_EXERCISE DATA_
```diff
-template <int BN, int EPI>
+template <int NF>
+__device__ __forceinline__ void epilogue_head(const float (&acc)[128], const GemmParams& p, uint32_t w_smem, uint64_t* w_bar, int mt,
+                                              int nb, int wg, int tid) {
+  const int lane = tid & 31, wq = tid >> 5;
+  const int cq = 2 * (lane & 3);
+  uint32_t a[64];
+#pragma unroll
+  for (int j = 0; j < 32; ++j) {
+    const float2 b2 = __ldg(reinterpret_cast<const float2*>(p.bias + 8 * j + cq));
+    a[2 * j] = pack_bf16(relu_keep_nan(acc[4 * j] + b2.x), relu_keep_nan(acc[4 * j + 1] + b2.y));
+    a[2 * j + 1] = pack_bf16(relu_keep_nan(acc[4 * j + 2] + b2.x), relu_keep_nan(acc[4 * j + 3] + b2.y));
+  }
+  float d[NF / 2];
+#pragma unroll
+  for (int i = 0; i < NF / 2; ++i) d[i] = 0.f;
+  mbar_wait(w_bar, 0);
+  wgmma_fence();
+#pragma unroll
+  for (int s = 0; s < 16; ++s) {
+    const uint32_t f[4] = {a[4 * s], a[4 * s + 1], a[4 * s + 2], a[4 * s + 3]};
+    const uint64_t bd = wgmma_desc<128>(w_smem + (s >> 2) * NF * 128) + 2 * (s & 3);
+    if constexpr (NF == 32) wgmma_rs_n32<0>(d, f, bd, s != 0);
+    else wgmma_rs_n144<0>(d, f, bd, s != 0);
+  }
+  wgmma_commit();
+  wgmma_wait<0>();
+  wgmma_fence_regs(d);
+  const int tiles_x = p.up_w / p.up_tw;
+  const int tiles_per_img = (p.up_h / p.up_tr) * tiles_x;
+  const int b = mt / tiles_per_img, ti = mt % tiles_per_img;
+  const int up_pos = p.up_tr * p.up_tw;
+  const float* bias2 = p.bias2 + cq;
+#pragma unroll
+  for (int h = 0; h < 2; ++h) {
+    const int r = 64 * wg + 16 * wq + (lane >> 2) + 8 * h;
+    if (r >= up_pos) continue;
+    const int y = (ti / tiles_x) * p.up_tr + r / p.up_tw, x = (ti % tiles_x) * p.up_tw + r % p.up_tw;
+    const int pix = (2 * y + (nb >> 1)) * (2 * p.up_w) + (2 * x + (nb & 1));
+    float* o = reinterpret_cast<float*>(p.out) + (static_cast<size_t>(b) * (p.ch_stride ? p.ch_stride : p.n_valid)) * p.pix + pix;
+#pragma unroll
+    for (int j = 0; j < NF / 8; ++j) {
+      const int n = 8 * j + cq;
+      const float2 b2 = __ldg(reinterpret_cast<const float2*>(bias2 + 8 * j));
+      const float v0 = d[4 * j + 2 * h] + b2.x, v1 = d[4 * j + 2 * h + 1] + b2.y;
+      if (n < p.n_valid) o[static_cast<size_t>(n) * p.pix] = v0;
+      if (n + 1 < p.n_valid) o[static_cast<size_t>(n + 1) * p.pix] = v1;
+    }
+  }
+}
+
+template <int BN, int EPI, int NF = 0>
 __global__ void __launch_bounds__(GEMM_THREADS, 1)
 gemm_bf16_wgmma(const __grid_constant__ CUtensorMap tmap_a, const __grid_constant__ CUtensorMap tmap_w,
                 const __grid_constant__ CUtensorMap tmap_out, const GemmParams p) {
-  using Cfg = GemmCfg<BN, EPI>;
+  using Cfg = GemmCfg<BN, EPI, NF>;
   extern __shared__ uint8_t smem_raw[];
   uint8_t* smem = reinterpret_cast<uint8_t*>((reinterpret_cast<uintptr_t>(smem_raw) + 1023) & ~uintptr_t(1023));
   uint8_t* ring = smem;
   uint8_t* staging = smem + Cfg::STAGES * Cfg::STAGE_BYTES;
-  uint64_t* full_bar = reinterpret_cast<uint64_t*>(staging + Cfg::STAGING);
+  uint8_t* head_w = staging + Cfg::STAGING;
+  uint64_t* full_bar = reinterpret_cast<uint64_t*>(head_w + Cfg::EXTRA);
   uint64_t* empty_bar = full_bar + Cfg::STAGES;
   volatile int* ln_flag = reinterpret_cast<volatile int*>(empty_bar + Cfg::STAGES);
+  uint64_t* head_bar = empty_bar + Cfg::STAGES + 1;
 
   const int warp = __shfl_sync(0xffffffffu, threadIdx.x >> 5, 0);
   const int lane = threadIdx.x & 31;
-  constexpr bool kDeconv = (EPI == EPI_BF16_RELU_UP);
+  constexpr bool kHead = (EPI == EPI_F32_NCHW_HEAD);
+  constexpr bool kDeconv = (EPI == EPI_BF16_RELU_UP) || kHead;
+  static_assert(!kHead || (BN == 256 && (NF == 32 || NF == 144)), "the fused head takes all 256 deconv channels; n_final 32 or 144");
   const int up_pos = kDeconv ? p.up_tr * p.up_tw : GEMM_BM;
   const int num_m = kDeconv ? p.M / up_pos : (p.M + GEMM_BM - 1) / GEMM_BM;
   const int num_n = kDeconv ? 4 : (p.N + BN - 1) / BN;
@@ -243,11 +301,12 @@
   if (threadIdx.x == 0) {
     tma_prefetch_desc(&tmap_a);
     tma_prefetch_desc(&tmap_w);
-    if constexpr (epi_uses_tma(EPI)) tma_prefetch_desc(&tmap_out);
+    if constexpr (epi_uses_tma(EPI) || kHead) tma_prefetch_desc(&tmap_out);
     for (int s = 0; s < Cfg::STAGES; ++s) {
       mbar_init(&full_bar[s], 1);
       mbar_init(&empty_bar[s], GEMM_CONSUMER_WARPS);
     }
+    if constexpr (kHead) mbar_init(head_bar, 1);
     fence_mbar_init();
   }
   __syncthreads();
@@ -263,6 +322,14 @@
     const int tiles_x = kDeconv ? p.up_w / p.up_tw : 1;
     const int tiles_per_img = kDeconv ? (p.up_h / p.up_tr) * tiles_x : 1;
     const int kb_per_tap = kDeconv ? p.up_c / GEMM_BK : 1;
+    if constexpr (kHead) {
+      if (elect_one()) {
+        mbar_expect_tx(head_bar, NF * 256 * 2);
+#pragma unroll
+        for (int c = 0; c < 4; ++c) tma_load_2d(head_w + c * NF * 128, &tmap_out, head_bar, c * GEMM_BK, 0);
+      }
+      __syncwarp();
+    }
     for (int tile = blockIdx.x; tile < num_tiles; tile += gridDim.x) {
       int mt, nb;
       tile_mn(tile, mt, nb);
@@ -309,11 +376,17 @@
       tile_mn(tile, mt, nb);
       const int m0 = mt * GEMM_BM;
       const int n0 = kDeconv ? 0 : nb * BN;
+      if constexpr (kHead) {
+#pragma unroll
+        for (int i = 0; i < BN / 2; ++i) acc[i] = 0.f;
+      }
       tile_mainloop<BN>(acc, ring, Cfg::STAGE_BYTES, full_bar, empty_bar, num_kb, num_stages, rp, wg, lane,
                         (p.dbg && threadIdx.x == 0) ? &t_full : nullptr);
       const int row0 = m0 + 64 * wg;
 
-      if constexpr (epi_uses_tma(EPI)) {
+      if constexpr (kHead) {
+        epilogue_head<NF>(acc, p, smem_u32(head_w), head_bar, mt, nb, wg, tid);
+      } else if constexpr (epi_uses_tma(EPI)) {
         if (EPI == EPI_F32_ADD && p.rmw) epilogue_f32_rmw<BN>(acc, n0, row0, p.M, p.bias, reinterpret_cast<float*>(p.out), p.ldc, tid);
         else {
           epilogue_tma<BN, EPI>(acc, n0, row0, p.N, p.bias, stiles, wg, tid, &tmap_out, sfirst);
diff --git a/easy_vitpose_b200/csrc/wgmma.cuh b/easy_vitpose_b200/csrc/wgmma.cuh
--- a/easy_vitpose_b200/csrc/wgmma.cuh
+++ b/easy_vitpose_b200/csrc/wgmma.cuh
@@ -93,6 +93,14 @@
       : "+f"(d[0]), "+f"(d[1]), "+f"(d[2]), "+f"(d[3]), "+f"(d[4]), "+f"(d[5]), "+f"(d[6]), "+f"(d[7]), "+f"(d[8]), "+f"(d[9]), "+f"(d[10]), "+f"(d[11]), "+f"(d[12]), "+f"(d[13]), "+f"(d[14]), "+f"(d[15]), "+f"(d[16]), "+f"(d[17]), "+f"(d[18]), "+f"(d[19]), "+f"(d[20]), "+f"(d[21]), "+f"(d[22]), "+f"(d[23]), "+f"(d[24]), "+f"(d[25]), "+f"(d[26]), "+f"(d[27]), "+f"(d[28]), "+f"(d[29]), "+f"(d[30]), "+f"(d[31])
       : "r"(a[0]), "r"(a[1]), "r"(a[2]), "r"(a[3]), "l"(bdesc), "r"(accumulate), "n"(TRANS_B));
 }
+template <int TRANS_B>
+__device__ __forceinline__ void wgmma_rs_n144(float (&d)[72], const uint32_t (&a)[4], uint64_t bdesc, int accumulate) {
+  asm volatile(
+      "{\n\t.reg .pred p;\n\tsetp.ne.b32 p, %77, 0;\n\t"
+      "wgmma.mma_async.sync.aligned.m64n144k16.f32.bf16.bf16 {%0, %1, %2, %3, %4, %5, %6, %7, %8, %9, %10, %11, %12, %13, %14, %15, %16, %17, %18, %19, %20, %21, %22, %23, %24, %25, %26, %27, %28, %29, %30, %31, %32, %33, %34, %35, %36, %37, %38, %39, %40, %41, %42, %43, %44, %45, %46, %47, %48, %49, %50, %51, %52, %53, %54, %55, %56, %57, %58, %59, %60, %61, %62, %63, %64, %65, %66, %67, %68, %69, %70, %71}, {%72, %73, %74, %75}, %76, p, 1, 1, %78;\n\t}"
+      : "+f"(d[0]), "+f"(d[1]), "+f"(d[2]), "+f"(d[3]), "+f"(d[4]), "+f"(d[5]), "+f"(d[6]), "+f"(d[7]), "+f"(d[8]), "+f"(d[9]), "+f"(d[10]), "+f"(d[11]), "+f"(d[12]), "+f"(d[13]), "+f"(d[14]), "+f"(d[15]), "+f"(d[16]), "+f"(d[17]), "+f"(d[18]), "+f"(d[19]), "+f"(d[20]), "+f"(d[21]), "+f"(d[22]), "+f"(d[23]), "+f"(d[24]), "+f"(d[25]), "+f"(d[26]), "+f"(d[27]), "+f"(d[28]), "+f"(d[29]), "+f"(d[30]), "+f"(d[31]), "+f"(d[32]), "+f"(d[33]), "+f"(d[34]), "+f"(d[35]), "+f"(d[36]), "+f"(d[37]), "+f"(d[38]), "+f"(d[39]), "+f"(d[40]), "+f"(d[41]), "+f"(d[42]), "+f"(d[43]), "+f"(d[44]), "+f"(d[45]), "+f"(d[46]), "+f"(d[47]), "+f"(d[48]), "+f"(d[49]), "+f"(d[50]), "+f"(d[51]), "+f"(d[52]), "+f"(d[53]), "+f"(d[54]), "+f"(d[55]), "+f"(d[56]), "+f"(d[57]), "+f"(d[58]), "+f"(d[59]), "+f"(d[60]), "+f"(d[61]), "+f"(d[62]), "+f"(d[63]), "+f"(d[64]), "+f"(d[65]), "+f"(d[66]), "+f"(d[67]), "+f"(d[68]), "+f"(d[69]), "+f"(d[70]), "+f"(d[71])
+      : "r"(a[0]), "r"(a[1]), "r"(a[2]), "r"(a[3]), "l"(bdesc), "r"(accumulate), "n"(TRANS_B));
+}
 template <int N>
 __device__ __forceinline__ void wgmma_ss(float (&d)[N / 2], uint64_t adesc, uint64_t bdesc, int accumulate) {
   if constexpr (N == 32) wgmma_ss_n32(d, adesc, bdesc, accumulate);
```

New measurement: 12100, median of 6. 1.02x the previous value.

_AIM OF THE TASK_
Look over the listing above. Pick out and copy every line that includes "ring".

_RESULT_
   uint8_t* ring = smem;
       tile_mainloop<BN>(acc, ring, Cfg::STAGE_BYTES, full_bar, empty_bar, num_kb, num_stages, rp, wg, lane,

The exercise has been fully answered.